TASK PROMPT:
In the records below, find the line with "strided = tuple(bb.conv_b.stride) != (1, 1, 1)" and the line with "bb.conv_c.out_channels, x.ld, L.BLOCK_AB, sess.pv_dtype"; return exactly those lines and every line between them.

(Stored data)
^^^^^^^^

@@ -702,13 +702,33 @@
     return L.lib().pv_bottleneck_supported(C.byref(d)) == 1
 
 
+def _plane_widths(cin, Cc):
+    plane = (Cc + 31) // 32 * 32 == 448
+    return plane, plane and (cin + 31) // 32 * 32 == 96
+
+
 def can_fuse_bottleneck_ab(sess, bb, x):
-    acts = _bottleneck_geometry_ok(sess, bb, x, want_se=True)
+    try:
+        se = _split_norm_b(getattr(bb, "norm_b", None))[1] is not None
+    except Unsupported:
+        return False
+    acts = _bottleneck_geometry_ok(sess, bb, x, want_se=se, strides=((1, 1, 1), (1, 2, 2)))
     if acts is None:
         return False
+    cin, Cc = x.C, bb.conv_a.out_channels
+    plane, strided = _plane_widths(cin, Cc)
+    if plane and not tuning.get("fuse_plane"):
+        return False
+    if (tuple(bb.conv_b.stride) != (1, 1, 1)) != strided or (not se and not plane):
+        return False
+    if plane:
+        out_hw = ((x.H - 1) // 2 + 1, (x.W - 1) // 2 + 1) if strided else (x.H, x.W)
+        if out_hw != (7, 7):
+            return False
     d = L.BottleneckDesc()
-    d.B, d.T, d.H, d.W, d.cin, d.C, d.cout = x.B, x.T, x.H, x.W, x.C, bb.conv_a.out_channels, bb.conv_c.out_channels
-    d.ldx, d.ldy, d.dtype, d.mode, d.act_a = x.ld, pad8(bb.conv_a.out_channels), sess.pv_dtype, L.BLOCK_AB, acts[0]
+    d.B, d.T, d.H, d.W, d.cin, d.C, d.cout = x.B, x.T, x.H, x.W, cin, Cc, bb.conv_c.out_channels
+    d.ldx, d.ldy, d.dtype, d.mode, d.act_a = x.ld, pad8(Cc), sess.pv_dtype, L.BLOCK_AB, acts[0]
+    d.act_b = L.ACT_NONE if se else acts[1]
     return L.lib().pv_bottleneck_supported(C.byref(d)) == 1
 
 
@@ -716,23 +736,32 @@
     bn_b, se = _split_norm_b(bb.norm_b)
     ops = pack_bottleneck_operands(bb.conv_a, bb.norm_a, bb.conv_b, bn_b, None, None)
     cin, Cc = bb.conv_a.in_channels, bb.conv_a.out_channels
-    y = sess.alloc_act(x.B, x.T, x.H, x.W, Cc)
+    strided = tuple(bb.conv_b.stride) != (1, 1, 1)
+    Ho, Wo = ((x.H - 1) // 2 + 1, (x.W - 1) // 2 + 1) if strided else (x.H, x.W)
+    act_b = L.ACT_NONE if se is not None else act_code(bb.act_b)
+    y = sess.alloc_act(x.B, x.T, Ho, Wo, Cc)
     f = dict(x=x.ptr, y=y.ptr, residual=None, wc=None, sc=None, hc=None, x_bs=x.bs, y_bs=y.bs, r_bs=0, ldx=x.ld, ldy=y.ld, ldr=0,
              B=x.B, T=x.T, H=x.H, W=x.W, cin=cin, C=Cc, cout=bb.conv_c.out_channels,
-             act_a=act_code(bb.act_a), act_b=L.ACT_NONE, act_out=L.ACT_NONE, dtype=sess.pv_dtype, mode=L.BLOCK_AB)
+             act_a=act_code(bb.act_a), act_b=act_b, act_out=L.ACT_NONE, dtype=sess.pv_dtype, mode=L.BLOCK_AB, psum=None)
     for k in ("wa", "wb", "sa", "ha", "sb", "hb"):
         f[k] = sess.add_weight(ops[k])
+    vox_in, vox = x.B * x.T * x.H * x.W, x.B * x.T * Ho * Wo
+    alg_bytes = sess.itemsize * (vox_in * pad8(cin) + vox * pad8(Cc)) + 2 * Cc * cin + 108 * Cc
+    flops = 2 * Cc * (vox_in * cin + vox * 27)
+    geom = "%dx%dx%dx%d c%d->%d k1x1x1+k3x3x3%s" % (x.B, x.T, Ho, Wo, cin, Cc, " s122" if strided else "")
+    if se is None:
+        sess.add_op(L.OP_BOTTLENECK, f, label="conv_ab.fused|" + geom, alg_bytes=alg_bytes, flops=flops)
+        return y, None, L.ACT_NONE
     d = L.BottleneckDesc()
-    d.H, d.W, d.cin, d.C, d.cout, d.ldx, d.mode, d.dtype = x.H, x.W, cin, Cc, bb.conv_c.out_channels, x.ld, L.BLOCK_AB, sess.pv_dtype
+    d.B, d.T, d.H, d.W, d.cin, d.C, d.cout = x.B, x.T, x.H, x.W, cin, Cc, bb.conv_c.out_channels
+    d.ldx, d.mode, d.dtype = x.ld, L.BLOCK_AB, sess.pv_dtype
     nblk = L.lib().pv_bottleneck_psum_blocks(C.byref(d))
     if nblk <= 0:
         raise Unsupported("bottleneck geometry")
     psum = sess.alloc_raw(4 * x.B * nblk * pad8(Cc))
     f["psum"] = psum
-    vox = x.B * x.T * x.H * x.W
-    sess.add_op(L.OP_BOTTLENECK, f, label="conv_ab.fused+se|%dx%dx%dx%d c%d->%d k1x1x1+k3x3x3 psum" % (x.B, x.T, x.H, x.W, cin, Cc),
-                alg_bytes=sess.itemsize * vox * (pad8(cin) + pad8(Cc)) + 2 * Cc * cin + 108 * Cc, flops=2 * vox * Cc * (cin + 27))
-    gate = emit_se_gate(sess, se, psum, nblk, x.B, Cc, x.T * x.H * x.W)
+    sess.add_op(L.OP_BOTTLENECK, f, label="conv_ab.fused+se|" + geom + " psum", alg_bytes=alg_bytes, flops=flops)
+    gate = emit_se_gate(sess, se, psum, nblk, x.B, Cc, x.T * Ho * Wo)
     sess.release(psum)
     return y, gate, act_code(bb.act_b)
 
diff --git a/pytorchvideo_amd/accelerator/mi355x/tuning.py b/pytorchvideo_amd/accelerator/mi355x/tuning.py
--- a/pytorchvideo_amd/accelerator/mi355x/tuning.py
+++ b/pytorchvideo_amd/accelerator/mi355x/tuning.py
@@ -5,6 +5,7 @@
     "fuse_ab": True,
     "fuse_ab_max_cin": 64,
     "fuse_block": True,
+    "fuse_plane": True,
     "fuse_bc": True,
     "fuse_stem": True,
     "stem_ncdhw": True,
diff --git a/pytorchvideo_amd/csrc/pv_block.hip b/pytorchvideo_amd/csrc/pv_block.hip
--- a/pytorchvideo_amd/csrc/pv_block.hip
+++ b/pytorchvideo_amd/csrc/pv_block.hip
@@ -359,6 +359,226 @@
   }
 }
 
+constexpr int kPSL = 72;
+constexpr int kPMT = 5;
+constexpr int kPEC = kPMT * 16;
+constexpr int kPNSL = 6;
+constexpr int kPO = 7;
+constexpr int kPSW = 4;
+
+template <int S, int KSA, int MW> struct PlaneGeom {
+  static constexpr int PW = S * (kPO - 1) + 3;
+  static constexpr int NTILES = (S * kPO * S * kPO + 15) / 16;
+  static constexpr int NT = (NTILES + MW - 1) / MW;
+  static constexpr int NX = S * (kPO - 1) + 3;
+  static constexpr int E_STRIDE = kPEC * 2 + 8;
+  static constexpr int E_BYTES = PW * PW * E_STRIDE;
+  static constexpr int WA_BYTES = kPMT * KSA * 1024;
+  static constexpr int TOTAL = WA_BYTES + 2 * E_BYTES + 2 * kPEC * 4;
+  static_assert(E_BYTES % 8 == 0 && TOTAL <= 160 * 1024, "LDS");
+};
+
+template <int S, int KSA, int MW>
+__global__ __launch_bounds__((MW + kPSW) * 64, S == 1 ? 3 : 2) void bottleneck_plane_kernel(const pv_bottleneck_desc d, int nseg, int Ho, int Wo) {
+  using G = PlaneGeom<S, KSA, MW>;
+  constexpr int NTHR = (MW + kPSW) * 64;
+  using V = SV<true>;
+  __shared__ __attribute__((aligned(16))) unsigned char smem[G::TOTAL];
+  unsigned char* const s_wa = smem;
+  unsigned char* const s_e = s_wa + G::WA_BYTES;
+  float* const s_sa = reinterpret_cast<float*>(s_e + 2 * G::E_BYTES);
+  float* const s_ha = s_sa + kPEC;
+
+  const int tid = threadIdx.x;
+  const int lane = tid & 63;
+  const int wave = __builtin_amdgcn_readfirstlane(tid >> 6);
+  const int n16 = lane & 15, q = lane >> 4;
+  const int b = blockIdx.x % d.B;
+  const int rest = blockIdx.x / d.B;
+  const int slice = rest % kPNSL, seg = rest / kPNSL;
+  const int T = d.T, H = d.H, W = d.W;
+  const int t0 = seg * T / nseg, t1 = (seg + 1) * T / nseg;
+  const int pa = t0 > 0 ? t0 - 1 : 0, pb = t1 < T ? t1 : T - 1;
+  const int iters = t1 - pa + 2;
+  const int c0 = slice * kPSL, mt0 = c0 >> 4, coff = c0 & 15;
+
+  {
+    const u32x4* wa = static_cast<const u32x4*>(d.wa) + (long)mt0 * KSA * 64;
+    u32x4* la = reinterpret_cast<u32x4*>(s_wa);
+    for (int i = tid; i < G::WA_BYTES / 16; i += NTHR) la[i] = wa[i];
+    u32x2* le = reinterpret_cast<u32x2*>(s_e);
+    for (int i = tid; i < 2 * G::E_BYTES / 8; i += NTHR) le[i] = u32x2{0u, 0u};
+    for (int i = tid; i < kPEC; i += NTHR) { s_sa[i] = d.sa[mt0 * 16 + i]; s_ha[i] = d.ha[mt0 * 16 + i]; }
+  }
+  __syncthreads();
+
+  if (wave < MW) {
+    constexpr unsigned kOOB = 0x80000000u;
+    const bf16_t* X = static_cast<const bf16_t*>(d.x) + (long)b * d.x_bs;
+    const unsigned plane_b = (unsigned)(H * W * d.ldx) * 2u;
+    __amdgpu_buffer_rsrc_t rx = __builtin_amdgcn_make_buffer_rsrc((void*)X, 0, (int)(plane_b * (unsigned)T), 0x00020000);
+    unsigned x_off[G::NT];
+    int e_dst[G::NT];
+    bool vox_ok[G::NT];
+#pragma unroll
+    for (int k = 0; k < G::NT; ++k) {
+      const int v = (wave + MW * k) * 16 + n16;
+      vox_ok[k] = v < H * W;
+      const int hh = v / W, ww = v - hh * W;
+      x_off[k] = vox_ok[k] ? (unsigned)(v * d.ldx + q * 8) * 2u : kOOB;
+      e_dst[k] = ((hh + 1) * G::PW + ww + 1) * G::E_STRIDE + q * 8;
+    }
+    const bool a_relu = d.act_a == PV_ACT_RELU;
+    u32x4 xf[G::NT][KSA];
+    auto load_x = [&](int k, int p) {
+#pragma unroll
+      for (int ks = 0; ks < KSA; ++ks)
+        xf[k][ks] = __builtin_amdgcn_raw_buffer_load_b128(rx, (int)(x_off[k] + (unsigned)p * plane_b + (unsigned)ks * 64u), 0, 0);
+    };
+#pragma unroll
+    for (int k = 0; k < G::NT; ++k) load_x(k, pa);
+    for (int i = 0; i < iters; ++i) {
+      if (pa + i <= pb) {
+        unsigned char* const eb = s_e + (i & 1) * G::E_BYTES;
+#pragma unroll
+        for (int k = 0; k < G::NT; ++k) {
+          if ((wave + MW * k) * 16 < H * W) {
+            f32x4 c4[kPMT];
+#pragma unroll
+            for (int mt = 0; mt < kPMT; ++mt) c4[mt] = f32x4{0.f, 0.f, 0.f, 0.f};
+#pragma unroll
+            for (int ks = 0; ks < KSA; ++ks)
+#pragma unroll
+              for (int mt = 0; mt < kPMT; ++mt) {
+                const bf16x8 af = *reinterpret_cast<const bf16x8*>(s_wa + ((mt * KSA + ks) * 64 + lane) * 16);
+                c4[mt] = __builtin_amdgcn_mfma_f32_16x16x32_bf16(af, __builtin_bit_cast(bf16x8, xf[k][ks]), c4[mt], 0, 0, 0);
+              }
+            if (pa + i < pb) load_x(k, pa + i + 1);
+#pragma unroll
+            for (int mt = 0; mt < kPMT; ++mt) {
+              const f32x4 s4 = *reinterpret_cast<const f32x4*>(s_sa + mt * 16 + q * 4);
+              const f32x4 h4 = *reinterpret_cast<const f32x4*>(s_ha + mt * 16 + q * 4);
+              unsigned o0 = pack2(c4[mt][0] * s4[0] + h4[0], c4[mt][1] * s4[1] + h4[1]);
+              unsigned o1 = pack2(c4[mt][2] * s4[2] + h4[2], c4[mt][3] * s4[3] + h4[3]);
+              if (a_relu) { o0 = relu2(o0); o1 = relu2(o1); }
+              if (vox_ok[k]) *reinterpret_cast<u32x2*>(eb + e_dst[k] + mt * 32) = u32x2{o0, o1};
+            }
+          }
+        }
+      }
+      __syncthreads();
+    }
+  } else {
+    typedef V::T vt;
+    const int item = (wave - MW) * 64 + lane;
+    const int row = item / (kPSL / 2), pair = item - row * (kPSL / 2);
+    const bool r_ok = row < Ho;
+    const int pch = c0 + 2 * pair;
+    const int c_p8 = pv_round_up(d.C, 8), c_p32 = pv_round_up(d.C, 32);
+    const bool st_ok = r_ok && pch < c_p8;
+    vt wt[27];
+#pragma unroll
+    for (int t = 0; t < 27; ++t) wt[t] = V::ldw(d.wb + (long)t * c_p32 + pch, r_ok);
+    const vt sb2 = V::ldw(d.sb + pch, r_ok), hb2 = V::ldw(d.hb + pch, r_ok);
+    vt acc[3][kPO];
+#pragma unroll
+    for (int a = 0; a < 3; ++a)
+#pragma unroll
+      for (int n = 0; n < kPO; ++n) acc[a][n] = V::zero();
+    bf16_t* Yp = static_cast<bf16_t*>(d.y) + (long)b * d.y_bs;
+    const unsigned yplane_b = (unsigned)(Ho * Wo * d.ldy) * 2u, yvox_b = (unsigned)d.ldy * 2u;
+    __amdgpu_buffer_rsrc_t ryo = __builtin_amdgcn_make_buffer_rsrc((void*)Yp, 0, (int)(yplane_b * (unsigned)T), 0x00020000);
+    const unsigned y_off = (unsigned)(row * Wo * d.ldy + pch) * 2u;
+    const int act_b = d.act_b;
+    vt ps = V::zero();
+    const unsigned char* const ebase = s_e + (r_ok ? S * row * G::PW : 0) * G::E_STRIDE + coff * 2 + pair * 4;
+
+    for (int i = 0; i < iters; ++i) {
+      const int p = pa + i - 1;
+      if (r_ok && i >= 1) {
+        if (p < T) {
+          const unsigned char* ep = ebase + ((i - 1) & 1) * G::E_BYTES;
+          unsigned raw[G::NX];
+#pragma unroll
+          for (int c = 0; c < G::NX; ++c) raw[c] = *reinterpret_cast<const unsigned*>(ep + c * G::E_STRIDE);
+#pragma unroll
+          for (int dh = 0; dh < 3; ++dh) {
+            vt xv[G::NX];
+#pragma unroll
+            for (int c = 0; c < G::NX; ++c) xv[c] = float2{__uint_as_float(raw[c] << 16), __uint_as_float(raw[c] & 0xffff0000u)};
+            if (dh < 2) {
+#pragma unroll
+              for (int c = 0; c < G::NX; ++c) raw[c] = *reinterpret_cast<const unsigned*>(ep + ((dh + 1) * G::PW + c) * G::E_STRIDE);
+            }
+#pragma unroll
+            for (int dw = 0; dw < 3; ++dw) {
+              const vt w0v = wt[(0 * 3 + dh) * 3 + dw];
+              const vt w1v = wt[(1 * 3 + dh) * 3 + dw];
+              const vt w2v = wt[(2 * 3 + dh) * 3 + dw];
+#pragma unroll
+              for (int n = 0; n < kPO; ++n) {
+                V::fma(acc[2][n], xv[S * n + dw], w0v);
+                V::fma(acc[1][n], xv[S * n + dw], w1v);
+                V::fma(acc[0][n], xv[S * n + dw], w2v);
+              }
+            }
+            if (dh < 2) {
+#pragma unroll
+              for (int c = 0; c < G::NX; ++c) {
+                const int n = c * kPO / G::NX;
+                asm volatile("" : "+v"(raw[c]) : "v"(acc[0][n].x), "v"(acc[1][n].x), "v"(acc[2][n].x));
+              }
+            }
+          }
+        }
+        if (p - 1 >= t0) {
+          const unsigned tb = (unsigned)(p - 1) * yplane_b;
+#pragma unroll
+          for (int n = 0; n < kPO; ++n) {
+            const bool ok = st_ok && n < Wo;
+            const unsigned off = (ok ? y_off + (unsigned)n * yvox_b : 0x80000000u) + tb;
+            float v0 = acc[0][n].x * sb2.x + hb2.x, v1 = acc[0][n].y * sb2.y + hb2.y;
+            if (ok) { ps.x += v0; ps.y += v1; }
+            if (act_b == PV_ACT_SWISH) { v0 *= pv_sigmoid(v0); v1 *= pv_sigmoid(v1); }
+            else if (act_b == PV_ACT_RELU) { v0 = fmaxf(v0, 0.f); v1 = fmaxf(v1, 0.f); }
+            __builtin_amdgcn_raw_buffer_store_b32(pack2(v0, v1), ryo, (int)off, 0, 0);
+          }
+        }
+#pragma unroll
+        for (int n = 0; n < kPO; ++n) {
+          acc[0][n] = acc[1][n];
+          acc[1][n] = acc[2][n];
+          acc[2][n] = V::zero();
+        }
+      }
+      __syncthreads();
+    }
+    if (d.psum != nullptr && st_ok) {
+      float* dst = d.psum + ((long)b * ((long)nseg * Ho) + (long)seg * Ho + row) * c_p8 + pch;
+      *reinterpret_cast<float2*>(dst) = ps;
+    }
+  }
+}
+
+int plane_form(const pv_bottleneck_desc& d) {
+  if (d.mode != PV_BLOCK_AB || pv_round_up(d.C, 32) != 448 || d.C > kPSL * kPNSL) return 0;
+  const int cinp = pv_round_up(d.cin, 32);
+  if (d.ldx < cinp) return 0;
+  if (cinp == 192 && d.H <= kPO && d.W <= kPO) return 1;
+  if (cinp == 96 && d.H <= 2 * kPO && d.W <= 2 * kPO) return 2;
+  return 0;
+}
+int plane_out(int form, int n) { return form == 2 ? (n - 1) / 2 + 1 : n; }
+
+int plane_segments(const pv_bottleneck_desc& d, int form) {
+  int want = pv_tune("block_plane_tseg", 0);
+  if (want <= 0) want = (form == 1 ? 512 : 256) / (d.B * kPNSL);
+  if (want < 1) want = 1;
+  if (want > d.T) want = d.T;
+  const int len = (int)pv_ceil_div(d.T, want);
+  return (int)pv_ceil_div(d.T, len);
+}
+
 int check(const pv_bottleneck_desc& d) {
   if (d.mode != PV_BLOCK_FULL && d.mode != PV_BLOCK_AB) return PV_ERR_INVALID;
   if (!d.x || !d.y || !d.wa || !d.wb || !d.sa || !d.ha || !d.sb || !d.hb) return PV_ERR_INVALID;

^^^^^^^^

RESULT BELOW:
+    strided = tuple(bb.conv_b.stride) != (1, 1, 1)
+    Ho, Wo = ((x.H - 1) // 2 + 1, (x.W - 1) // 2 + 1) if strided else (x.H, x.W)
+    act_b = L.ACT_NONE if se is not None else act_code(bb.act_b)
+    y = sess.alloc_act(x.B, x.T, Ho, Wo, Cc)
     f = dict(x=x.ptr, y=y.ptr, residual=None, wc=None, sc=None, hc=None, x_bs=x.bs, y_bs=y.bs, r_bs=0, ldx=x.ld, ldy=y.ld, ldr=0,
              B=x.B, T=x.T, H=x.H, W=x.W, cin=cin, C=Cc, cout=bb.conv_c.out_channels,
-             act_a=act_code(bb.act_a), act_b=L.ACT_NONE, act_out=L.ACT_NONE, dtype=sess.pv_dtype, mode=L.BLOCK_AB)
+             act_a=act_code(bb.act_a), act_b=act_b, act_out=L.ACT_NONE, dtype=sess.pv_dtype, mode=L.BLOCK_AB, psum=None)
     for k in ("wa", "wb", "sa", "ha", "sb", "hb"):
         f[k] = sess.add_weight(ops[k])
+    vox_in, vox = x.B * x.T * x.H * x.W, x.B * x.T * Ho * Wo
+    alg_bytes = sess.itemsize * (vox_in * pad8(cin) + vox * pad8(Cc)) + 2 * Cc * cin + 108 * Cc
+    flops = 2 * Cc * (vox_in * cin + vox * 27)
+    geom = "%dx%dx%dx%d c%d->%d k1x1x1+k3x3x3%s" % (x.B, x.T, Ho, Wo, cin, Cc, " s122" if strided else "")
+    if se is None:
+        sess.add_op(L.OP_BOTTLENECK, f, label="conv_ab.fused|" + geom, alg_bytes=alg_bytes, flops=flops)
+        return y, None, L.ACT_NONE
     d = L.BottleneckDesc()
-    d.H, d.W, d.cin, d.C, d.cout, d.ldx, d.mode, d.dtype = x.H, x.W, cin, Cc, bb.conv_c.out_channels, x.ld, L.BLOCK_AB, sess.pv_dtype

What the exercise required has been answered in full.